I just finished the first of the rooms to sort.  Because we move so often I have adopted a strict policy of " if it isn't used in 6 months and it isn't a seasonal item it goes...." policy I have managed to keep the clutter down somewhat. I come from a long line of pack rats and I have had to gain skills to rid myself of the compulsion to save everything. Sometimes this is hard because I think of all of the uses for something. I especially hang onto papers and articles. I have folders of papers.  Papers I have written, articles I liked, things I found.... it goes on and on so much so it is falling off of my bookshelf. So Sam and I decided that we had to go room to room and sort through our things. 
Garage Sale, thrift store, throw out, storage and taking with us. Our last move we had 14,000 odd pounds of stuff..... we will be allowed a total of 9,000 pounds to go to Germany and whatever we put in storage gets deducted from our total to go. Needless to say the time has come for my house to go on a 5,000 pound diet. Time to learn to live with less. Toss out my pack rat ways and go for the gold of merciless pitching. 
I started with the laundry room because it was making me crazy, it was small room and there are things in there that sooooooo need to go.  Three hours and a walk down memory lane later the room is done. I had a bookshelf in the laundry room with papers of all kinds and a pile of laundry and stuff nearly a mile high in the laundry room. Sam had one shelf of odd things the twins kept tracking through the house. So I sent Sam in first this afternoon while I was grocery shopping, I have to say I was pleasantly surprised and the speed and agility he rid himself of clutter. 
I had a shelf then, and it wasn't any shelf it housed the folders of paper. To give you an example I have a paper I wrote in high school in one folder. It was on diseases of the third world and I got an A; I loved this paper it was the first "serious" paper I wrote about where I planned to go "save the world" with my nursing skills. I have folders from my favorite college classes and papers I wrote for professors in undergrad. Articles from classes I liked. I found one folder especially interesting it was articles from my Global Politics class. I hated the professor she was awful but there were so many fascinating articles. They were on topics such as China's emerging power in the market place.... The articles were from 1994 and they were full of predictions of where business and China were headed in the next 10 years. some of the predictions were way off others close to current issues.  The 10 years has definitely come and gone. I especially loved reading my notes in the margins. maybe I haven't strayed to far from myself after all. There were articles on Islamic and western relations and where analyst had predicted conflicts might occur. The articles are from 1995 but, they predicted Afghanistan would be an issue. The papers I wrote, the grades I received it was like looking at my mind from a different place. Some of my thoughts were clearly influenced by the classes and others things I feel today still. Other ideas, artifacts of the past Heather who had yet to experience life.
I had to pitch a lot. When all was said and done Sam and I together threw out 4 garbage bags full of stuff, mostly paper. Artifacts from a past left behind. I wonder what I'll find in a folder 10 years from now journey's I have yet to go on things I have yet to file away. Who knows but, the artifacts of our lives are so fun to visit. I guess the anthropologist in me will never leave... just occasionally become buried in the paper folders I save :)

Friday, June 13, 2008

0 to 60 in seconds flat





Well today's theme is Be careful what you wish for ...you may get it all and more :)
Which on the sunny side is excellent but the messy details that make it all happen can be mind boggling. Yesterday I was looking at my various favorite blogs ( see other blogs list on the side of this blog) thinking especially about my friend Rachael and her blog about her life as a navy wife in Japan reading about their trip to the big Buddah. Thinking wow just normal everyday things are exciting there I wish my life was more exciting and "glamorous"... As many of you know Sam and I have been wanting to go overseas at some point in the military career we talk about it a lot. Funny enough I was talking with Jenny on the phone and she and her husband are going to Europe this fall and I was thinking what fun how exciting. I wish we could get over seas orders.......
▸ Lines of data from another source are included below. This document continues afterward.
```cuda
__global__ void __launch_bounds__(256)
k_filter_recomb(const uint32_t *__restrict__ dvals, uint64_t e0, uint64_t e1, const uint64_t *__restrict__ offs, uint64_t base,
                const uint32_t *__restrict__ pos, uint64_t L, const double *__restrict__ lg, uint32_t *__restrict__ filt) {
  const uint64_t e = e0 + (((uint64_t)blockIdx.x * blockDim.x + threadIdx.x) >> 5);
  const uint32_t lane = threadIdx.x & 31;
  if (e >= e1) return;
  const uint32_t d = dvals[e];
  if (d <= 1) {
    if (lane == 0) filt[e] = d;
    return;
  }
  const uint32_t *ps = pos + (offs[e] - base);
  const int aln = (int)L;
  const double dd = (double)d;
  const double p = dd / aln, thr = 0.05 / dd;
  int h = (int)(1.0 / p / 2.0 + 1);
  h = min(h, 5000);
  h = max(h, 50);
  const double lp = log(p), lq = log1p(-p);
  uint32_t kept = 0;
  for (uint32_t s = lane; s < d; s += 32) {
    const int i = (int)ps[s];
    const int left = max(0, i - h), right = min(aln, i + h + 1);
    uint32_t lo = 0, hi = s;
    while (lo < hi) { const uint32_t m = (lo + hi) >> 1; if ((int)ps[m] < left) lo = m + 1; else hi = m; }
    const uint32_t a = lo;
    lo = s; hi = d;
    while (lo < hi) { const uint32_t m = (lo + hi) >> 1; if ((int)ps[m] < right) lo = m + 1; else hi = m; }
    const uint32_t b = lo;
    const uint32_t cnt = b - a;
    if (cnt > 1) {
      const double n = (double)(int)(ps[b - 1] - ps[a] + 1), kk = (double)(int)cnt;
      double cdf;
      if (kk >= n) cdf = 1.0;
      else {
        cdf = 0.0;
        const int ni = (int)n;
        for (int t = 0; t <= (int)cnt; ++t)
          cdf += exp(lg[ni + 1] - lg[t + 1] - lg[ni - t + 1] + (double)t * lp + (double)(ni - t) * lq);
        if (cdf > 1.0) cdf = 1.0;
      }
      if (1.0 - cdf >= thr) kept++;
    } else {
      kept++;
    }
  }
#pragma unroll
  for (int o = 16; o > 0; o >>= 1) kept += __shfl_xor_sync(0xFFFFFFFFu, kept, o);
  if (lane == 0) filt[e] = kept;
}
__global__ void k_pack_edges(const uint64_t *__restrict__ keys, const uint32_t *__restrict__ dvals, const uint64_t *__restrict__ ncomp,
                             const double *__restrict__ p0, const double *__restrict__ eK, uint64_t E, uint8_t *__restrict__ out) {
  const uint64_t e = (uint64_t)blockIdx.x * blockDim.x + threadIdx.x;
  if (e >= E) return;
  uint32_t *u = reinterpret_cast<uint32_t *>(out);
  double *f = reinterpret_cast<double *>(out + 16 * E);
  const uint64_t k = keys[e];
  u[e] = (uint32_t)(k >> 32);
  u[E + e] = (uint32_t)k;
  u[2 * E + e] = dvals[e];
  u[3 * E + e] = ncomp ? (uint32_t)ncomp[e] : 0u;
  f[e] = p0 ? p0[e] : 0.0;
  f[E + e] = eK ? eK[e] : 0.0;
}
struct WidenU32 {
  __host__ __device__ __forceinline__ uint64_t operator()(const uint32_t &v) const { return (uint64_t)v; }
};
__global__ void k_widen(const uint32_t *__restrict__ in, uint64_t E, uint64_t *__restrict__ out) {
  const uint64_t e = (uint64_t)blockIdx.x * blockDim.x + threadIdx.x;
  if (e < E) out[e] = in[e];
}

__global__ void k_rep_init(uint32_t *rep, uint32_t n) {
  uint32_t s = blockIdx.x * blockDim.x + threadIdx.x;
  if (s < n) rep[s] = s;
}
__global__ void k_rep_min(const uint64_t *__restrict__ keys, uint64_t E, uint32_t *rep) {
  const uint64_t e = (uint64_t)blockIdx.x * blockDim.x + threadIdx.x;
  if (e >= E) return;
  const uint64_t k = keys[e];
  atomicMin(rep + (k & 0xFFFFFFFFull), (uint32_t)(k >> 32));
}
__global__ void k_rep_keys(const uint64_t *__restrict__ keys, uint64_t E, const uint32_t *__restrict__ rep,
                           uint32_t *__restrict__ okey, uint32_t *__restrict__ oval) {
  const uint64_t e = (uint64_t)blockIdx.x * blockDim.x + threadIdx.x;
  if (e >= E) return;
  okey[e] = rep[keys[e] >> 32];
  oval[e] = (uint32_t)e;
}

__global__ void __launch_bounds__(256)
k_ncomp(const uint64_t *__restrict__ keys, uint64_t E, const uint32_t *__restrict__ nplane, uint64_t npitch,
        const uint8_t *__restrict__ nsum, uint64_t spitch, const uint32_t *__restrict__ ncount, uint64_t L,
        const uint32_t *__restrict__ order, uint64_t *__restrict__ ncomp) {
  const uint64_t slot = ((uint64_t)blockIdx.x * blockDim.x + threadIdx.x) >> 5;
  const uint32_t lane = threadIdx.x & 31;
  if (slot >= E) return;
  const uint64_t e = order ? order[slot] : slot;
  const uint64_t k = keys[e];
  const uint64_t i = k >> 32, j = k & 0xFFFFFFFFull;
  const uint32_t *si = reinterpret_cast<const uint32_t *>(nsum + i * spitch);
  const uint32_t *sj = reinterpret_cast<const uint32_t *>(nsum + j * spitch);
  const uint4 *ni = reinterpret_cast<const uint4 *>(nplane + i * npitch);
  const uint4 *nj = reinterpret_cast<const uint4 *>(nplane + j * npitch);
  uint32_t inter = 0;
  const uint64_t nq = spitch / 4;
  for (uint64_t q = lane; q < nq; q += 32) {
    uint32_t m = __ldg(si + q) & __ldg(sj + q);
    while (m) {
      uint32_t b = __ffs(m) - 1;
      m &= m - 1;
      uint64_t blk = q * 32 + b;
      uint4 x = __ldg(ni + blk), y = __ldg(nj + blk);
      inter += __popc(x.x & y.x) + __popc(x.y & y.y) + __popc(x.z & y.z) + __popc(x.w & y.w);
    }
  }
#pragma unroll
  for (int o = 16; o > 0; o >>= 1) inter += __shfl_xor_sync(0xFFFFFFFFu, inter, o);
  if (lane == 0) ncomp[e] = L - ((uint64_t)ncount[i] + ncount[j] - inter);
}

__global__ void k_trans_mark(const uint64_t *__restrict__ keys, const uint32_t *__restrict__ dvals, uint64_t E,
                             const uint64_t *__restrict__ E_dev, const int32_t *__restrict__ days, uint32_t DD,
                             uint8_t *__restrict__ used) {
  const uint64_t e = (uint64_t)blockIdx.x * blockDim.x + threadIdx.x;
  if (e >= (E_dev ? *E_dev : E)) return;
  const uint64_t k = keys[e];
  const int32_t dd = abs(days[k >> 32] - days[k & 0xFFFFFFFFull]);
  uint8_t *u = used + (uint64_t)dvals[e] * DD + (uint32_t)dd;
  if (!*u) *u = 1;
}
__global__ void k_trans_table(const uint32_t *__restrict__ key_idx, const uint64_t *__restrict__ n_keys, uint64_t n_all, uint32_t DD,
                              const double *__restrict__ lg, double lamb, double beta, double thr,
                              double *__restrict__ p0_lut, double *__restrict__ eK_lut) {
  const uint64_t t = (uint64_t)blockIdx.x * blockDim.x + threadIdx.x;
  if (t >= (key_idx ? *n_keys : n_all)) return;
  const uint32_t id = key_idx ? key_idx[t] : (uint32_t)t;
  const double delta = ((double)(id % DD) * 86400.0) / 31556952.0;
  trans_eval((int64_t)(id / DD), delta, lg, lamb, beta, thr, &p0_lut[id], &eK_lut[id]);
}
__global__ void k_trans_gather(const uint64_t *__restrict__ keys, const uint32_t *__restrict__ dvals, uint64_t E,
                               const uint64_t *__restrict__ E_dev, const int32_t *__restrict__ days, uint32_t DD,
                               const double *__restrict__ p0_lut, const double *__restrict__ eK_lut, double *__restrict__ p0,
                               double *__restrict__ eK, double *__restrict__ dt) {
  const uint64_t e = (uint64_t)blockIdx.x * blockDim.x + threadIdx.x;
  if (e >= (E_dev ? *E_dev : E)) return;
  const uint64_t k = keys[e];
  const int32_t dd = abs(days[k >> 32] - days[k & 0xFFFFFFFFull]);
  const uint64_t id = (uint64_t)dvals[e] * DD + (uint32_t)dd;
  p0[e] = p0_lut[id];
  eK[e] = eK_lut[id];
  dt[e] = ((double)dd * 86400.0) / 31556952.0;
}

}
#include "sweep_tc3.inl"
namespace tracs {

static void launch_tile_sweep(const SweepArgs &a_in, bool use_tc, cudaStream_t st, bool has_n, bool dense) {
  SweepArgs a = a_in;
  TRACS_CK(cudaFuncSetAttribute(k_sweep<false>, cudaFuncAttributeMaxDynamicSharedMemorySize, (int)SWEEP_SMEM));
  TRACS_CK(cudaFuncSetAttribute(k_sweep<true>, cudaFuncAttributeMaxDynamicSharedMemorySize, (int)SWEEP_SMEM));
  int dev = 0, n_sm = 148;
  cudaGetDevice(&dev);
  cudaDeviceGetAttribute(&n_sm, cudaDevAttrMultiProcessorCount, dev);
  if (a.n_tiles == 0) return;
  g_stats.tc_sweep = use_tc ? 30.0f + (has_n ? 4.0f : 3.0f) : 0.0f;
  if (use_tc) {
    DevBuf<uint32_t> ncnt;
    a.tc_ncnt = nullptr;
    if (has_n) {
      ncnt.alloc(a.Npad);
      k_tc_ncount<<<(a.Npad + 255) / 256, 256, 0, st>>>(a.planes, a.Npad, a.Wp, ncnt.p);
      g_stats.kernel_launches++;
      a.tc_ncnt = ncnt.p;
    }
    TRACS_CK(cudaFuncSetAttribute(k_sweep_tc3<3>, cudaFuncAttributeMaxDynamicSharedMemorySize, (int)Tc3Geom<3>::SMEM));
    TRACS_CK(cudaFuncSetAttribute(k_sweep_tc3<4>, cudaFuncAttributeMaxDynamicSharedMemorySize, (int)Tc3Geom<4>::SMEM));
    TRACS_CK(cudaFuncSetAttribute((k_sweep_tc3<3, true>), cudaFuncAttributeMaxDynamicSharedMemorySize, (int)Tc3Geom<3>::SMEM));
    TRACS_CK(cudaFuncSetAttribute((k_sweep_tc3<4, true>), cudaFuncAttributeMaxDynamicSharedMemorySize, (int)Tc3Geom<4>::SMEM));
    std::vector<uint32_t> h_prefix(a.n_rb + 1), sprefix(a.n_rb + 1, 0);
    TRACS_CK(cudaMemcpyAsync(h_prefix.data(), a.tile_prefix, (a.n_rb + 1) * 4, cudaMemcpyDeviceToHost, st));
    TRACS_CK(cudaStreamSynchronize(st));
    for (uint32_t k = 0; k < a.n_rb; ++k) sprefix[k + 1] = sprefix[k] + (h_prefix[k + 1] - h_prefix[k] + 3) / 4;
    const uint32_t n_stiles = sprefix[a.n_rb];
    DevBuf<uint32_t> d_sprefix(a.n_rb + 1);
    DevBuf<uint2> d_stiles(std::max<uint32_t>(1, n_stiles));
    TRACS_CK(cudaMemcpyAsync(d_sprefix.p, sprefix.data(), (a.n_rb + 1) * 4, cudaMemcpyHostToDevice, st));
    k_stile_table<<<(n_stiles + 255) / 256, 256, 0, st>>>(a.rb_list, d_sprefix.p, a.n_rb, a.cb_min, a.Npad / TILE, n_stiles, d_stiles.p);
    g_stats.kernel_launches++;
    const unsigned grid = (unsigned)std::min<uint64_t>(n_stiles, (uint64_t)n_sm);
    const char *dbg_env = getenv("TRACS_TC3_DBG");
    const uint32_t dbg = dbg_env ? (uint32_t)atoi(dbg_env) : 0u;
    if (dense && has_n) k_sweep_tc3<4, true><<<grid, TC3_THREADS, Tc3Geom<4>::SMEM, st>>>(a, d_stiles.p, n_stiles, dbg);
    else if (dense) k_sweep_tc3<3, true><<<grid, TC3_THREADS, Tc3Geom<3>::SMEM, st>>>(a, d_stiles.p, n_stiles, dbg);
    else if (has_n) k_sweep_tc3<4><<<grid, TC3_THREADS, Tc3Geom<4>::SMEM, st>>>(a, d_stiles.p, n_stiles, dbg);
    else k_sweep_tc3<3><<<grid, TC3_THREADS, Tc3Geom<3>::SMEM, st>>>(a, d_stiles.p, n_stiles, dbg);
    TRACS_CK(cudaStreamSynchronize(st));
  } else {
    int occ = 1;
    cudaOccupancyMaxActiveBlocksPerMultiprocessor(&occ, k_sweep<false>, SWEEP_THREADS, SWEEP_SMEM);
    const unsigned grid = (unsigned)std::min<uint64_t>(a.n_tiles, (uint64_t)n_sm * std::max(1, occ));
    if (dense) k_sweep<true><<<grid, SWEEP_THREADS, SWEEP_SMEM, st>>>(a);
    else k_sweep<false><<<grid, SWEEP_THREADS, SWEEP_SMEM, st>>>(a);
  }
  g_stats.kernel_launches++;
  TRACS_CK(cudaGetLastError());
}



struct Ingested {
  uint64_t n = 0, L = 0;
  uint64_t npitch = 0, spitch = 0;
  uint64_t V = 0, W = 0;
  uint32_t Wp = KC, Npad = 0;
  DevBuf<uint32_t> nplane, ncount, site_idx;
  DevBuf<uint8_t> nsum;
  DevBuf<uint4> planes, planesT;
  bool partial_ambiguity = false;
  uint64_t n_total = 0;
  bool has_n_var = true;
  bool nplane_sparse = false;
};

__global__ void k_sum_u32(const uint32_t *__restrict__ v, uint64_t n, unsigned long long *out) {
  unsigned long long s = 0;
  for (uint64_t i = (uint64_t)blockIdx.x * blockDim.x + threadIdx.x; i < n; i += (uint64_t)gridDim.x * blockDim.x) s += v[i];
#pragma unroll
  for (int o = 16; o > 0; o >>= 1) s += __shfl_xor_sync(0xFFFFFFFFu, s, o);
  if ((threadIdx.x & 31) == 0 && s) atomicAdd(out, s);
}

static void ingest_device(const uint8_t *dev_seqs, uint64_t n, uint64_t L, uint64_t pitch, bool packed, bool keep_site_idx,
                          Ingested &g, cudaStream_t st, uint64_t rows_before = 0, DevBuf<uint32_t> *keep_colmask = nullptr) {
  tracs_stats_t &S = g_stats;
  if (!packed && (pitch % 32 != 0 || pitch < round_up(L, 32)))
    throw std::runtime_error("device alignment pitch must be a multiple of 32 and >= L rounded up to 32");
  if (packed && (pitch % 16 != 0 || pitch * 2 < std::max<uint64_t>(32, round_up(L, 32))))
    throw std::runtime_error("packed alignment pitch must be a multiple of 16 bytes and hold L rounded up to 32 sites");
  Timer T(st);
  g.n = n;
  g.L = L;
  const uint64_t Lw = (L + 31) / 32;
  const uint64_t npitch = std::max<uint64_t>(32, round_up(Lw, 32));
  const uint64_t spitch = round_up(npitch / 32, 4);
  g.npitch = npitch;
  g.spitch = spitch;
  DevBuf<uint32_t> colmask(std::max<uint64_t>(1, Lw * 4));
  DevBuf<uint32_t> &nplane = g.nplane, &ncount = g.ncount;
  DevBuf<uint8_t> &nsum = g.nsum;
  const char *mode_env = getenv("TRACS_INGEST");
  const uint64_t n_first = PACK_SCHUNK;
  bool early = L >= (1u << 16) && n >= 4 * n_first && L < (1ull << 31);
  if (mode_env && !strcmp(mode_env, "split")) early = false;
  if (mode_env && !strcmp(mode_env, "early")) early = L > 0 && n > n_first && L < (1ull << 31);
  const char *np_env = getenv("TRACS_NPLANE");
  const char *nb_env = getenv("TRACS_NBLOCKS");
  const bool sparse_candidate = early && !(np_env && !strcmp(np_env, "always")) && !(nb_env && !strcmp(nb_env, "dense"));
  g.nplane_sparse = false;
  nplane.alloc((rows_before + n) * npitch);
  nsum.alloc((rows_before + n) * spitch);
  ncount.alloc(rows_before + n);
  uint32_t *const np0 = nplane.p + rows_before * npitch, *const nc0 = ncount.p + rows_before;
  uint8_t *const ns0 = nsum.p + rows_before * spitch;
  const uint32_t Npad = (uint32_t)round_up(n, TILE);
  DevBuf<uint32_t> &site_idx = g.site_idx;
  T.start();
  TRACS_CK(cudaMemsetAsync(colmask.p, 0xFF, colmask.n * sizeof(uint32_t), st));
  TRACS_CK(cudaMemsetAsync(nsum.p, 0, nsum.n, st));
  TRACS_CK(cudaMemsetAsync(ncount.p, 0, ncount.n * sizeof(uint32_t), st));

  auto select_sites = [&](DevBuf<uint32_t> &list) -> uint64_t {
    DevBuf<uint8_t> flags(round_up(L, 8));
    k_siteflags<<<(unsigned)((Lw * 4 + 255) / 256), 256, 0, st>>>(colmask.p, L, flags.p);
    list.alloc(L);
    DevBuf<uint64_t> nsel(1);
    size_t tmp_bytes = 0;
    cub::CountingInputIterator<uint32_t> cnt_it(0);
    cub::DeviceSelect::Flagged(nullptr, tmp_bytes, cnt_it, flags.p, list.p, nsel.p, (int64_t)L, st);
    DevBuf<uint8_t> tmp(tmp_bytes);
    cub::DeviceSelect::Flagged(tmp.p, tmp_bytes, cnt_it, flags.p, list.p, nsel.p, (int64_t)L, st);
    S.kernel_launches += 3;
    uint64_t cnt = 0;
    TRACS_CK(cudaMemcpyAsync(&cnt, nsel.p, sizeof(uint64_t), cudaMemcpyDeviceToHost, st));
    TRACS_CK(cudaStreamSynchronize(st));
    return cnt;
  };
  auto launch_pack = [&](uint64_t sa, uint64_t sb, const uint32_t *elist, uint32_t VE, uint8_t *X, uint64_t XP) {
    if (sb <= sa) return;
    dim3 grid((unsigned)((npitch + PACK_THREADS - 1) / PACK_THREADS), (unsigned)((sb - sa + PACK_SCHUNK - 1) / PACK_SCHUNK));
    if (packed) {
      if (VE && g.nplane_sparse) {
        TRACS_CK(cudaFuncSetAttribute((k_pack4<true, true>), cudaFuncAttributePreferredSharedMemoryCarveout, 60));
        k_pack4<true, true><<<grid, PACK_THREADS, 0, st>>>(dev_seqs, sa, sb, L, pitch, colmask.p, np0, npitch, ns0, spitch,
                                                         nc0, elist, VE, X, XP);
      } else if (VE) {
        TRACS_CK(cudaFuncSetAttribute((k_pack4<true, false>), cudaFuncAttributePreferredSharedMemoryCarveout, 60));
        k_pack4<true><<<grid, PACK_THREADS, 0, st>>>(dev_seqs, sa, sb, L, pitch, colmask.p, np0, npitch, ns0, spitch, nc0,
                                                   elist, VE, X, XP);
      } else {
        k_pack4<false><<<grid, PACK_THREADS, 0, st>>>(dev_seqs, sa, sb, L, pitch, colmask.p, np0, npitch, ns0, spitch, nc0,
                                                    nullptr, 0, nullptr, 0);
      }
    } else if (VE) {
      TRACS_CK(cudaFuncSetAttribute(k_pack_x<false>, cudaFuncAttributePreferredSharedMemoryCarveout, 60));
      TRACS_CK(cudaFuncSetAttribute(k_pack_x<true>, cudaFuncAttributePreferredSharedMemoryCarveout, 60));
      if (g.nplane_sparse)
        k_pack_x<true><<<grid, PACK_THREADS, 0, st>>>(dev_seqs, sa, sb, L, pitch, colmask.p, np0, npitch, ns0, spitch, nc0,
                                                    elist, VE, X, XP);
      else
        k_pack_x<false><<<grid, PACK_THREADS, 0, st>>>(dev_seqs, sa, sb, L, pitch, colmask.p, np0, npitch, ns0, spitch, nc0,
                                                     elist, VE, X, XP);
    } else {
      k_pack<<<grid, PACK_THREADS, 0, st>>>(dev_seqs, sa, sb, L, pitch, colmask.p, np0, npitch, ns0, spitch, nc0);
    }
    S.kernel_launches++;
    TRACS_CK(cudaGetLastError());
  };
  DevBuf<uint32_t> elist;
  DevBuf<uint8_t> X;
  uint64_t VE = 0, XP = 0;
  if (L == 0) {
    TRACS_CK(cudaMemsetAsync(nplane.p, 0, nplane.n * sizeof(uint32_t), st));
  } else if (!early) {
    Timer Tm(st);
    Tm.start();
    launch_pack(0, n, nullptr, 0, nullptr, 0);
    S.ms_pack_main += Tm.stop();
  } else {
    launch_pack(0, n_first, nullptr, 0, nullptr, 0);
    std::vector<uint32_t> first_cnt(sparse_candidate ? n_first : 0);
    if (sparse_candidate)
      TRACS_CK(cudaMemcpyAsync(first_cnt.data(), nc0, n_first * sizeof(uint32_t), cudaMemcpyDeviceToHost, st));
    VE = select_sites(elist);
    if (VE > L / 16) VE = 0;
    if (VE) {
      XP = round_up(VE, 32);
      X.alloc(n * XP);
    } else {
      early = false;
    }
    if (sparse_candidate && VE) {
      double tot = 0;
      for (uint32_t c : first_cnt) tot += c;
      const double p_n = tot / ((double)n_first * (double)L);
      g.nplane_sparse = 1.0 - pow(1.0 - std::min(1.0, p_n), 128.0) <= 0.35;
      if (np_env && !strcmp(np_env, "sparse")) g.nplane_sparse = true;
      if (g.nplane_sparse) S.sparse_nplane = 1.0f;
    }
    Timer Tm(st);
// ... 623 lines not shown
```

Then this morning  my life went from 0 to 60
 in 2 seconds flat. Sam had been selected for an overseas assignment to Stuttgart Germany
 

Yes folks that is right WE HAVE OVERSEAS ORDERS TO GERMANY !!!!!!

now looking for it and the information was fun strange.... it hadn't sunk in yet... Sam would be working for a 4 star Army General and it is an unusual Photojournalist assignment.....

As the day progressed and more details were confessed :) it became a bigger reality. By the afternoon it was official...WE HAVE ORDERS TO GERMANY !

We were all excited.... then the control freak panic set in and my type A went into overload.... Where will we live?  What about school for the kids? How will we shop? Will I have access to medical stuff for T I don't speak German. A chance to travel to all kinds of places while we are there I am more excited about that. Germany can I do ok there? Suddenly a popular European country became a very exotic place and my life got crazy very quickly.

Then I started to think of zen like things like " A journey of a thousand miles begins with one step" and " How do you eat an elephant? One bite at a time"... it seems over whelming and a bit nervous mixed with the excitement. It doesn't seem real but it is. And so there we have it  We are moving to Germany...with 18 month old twins.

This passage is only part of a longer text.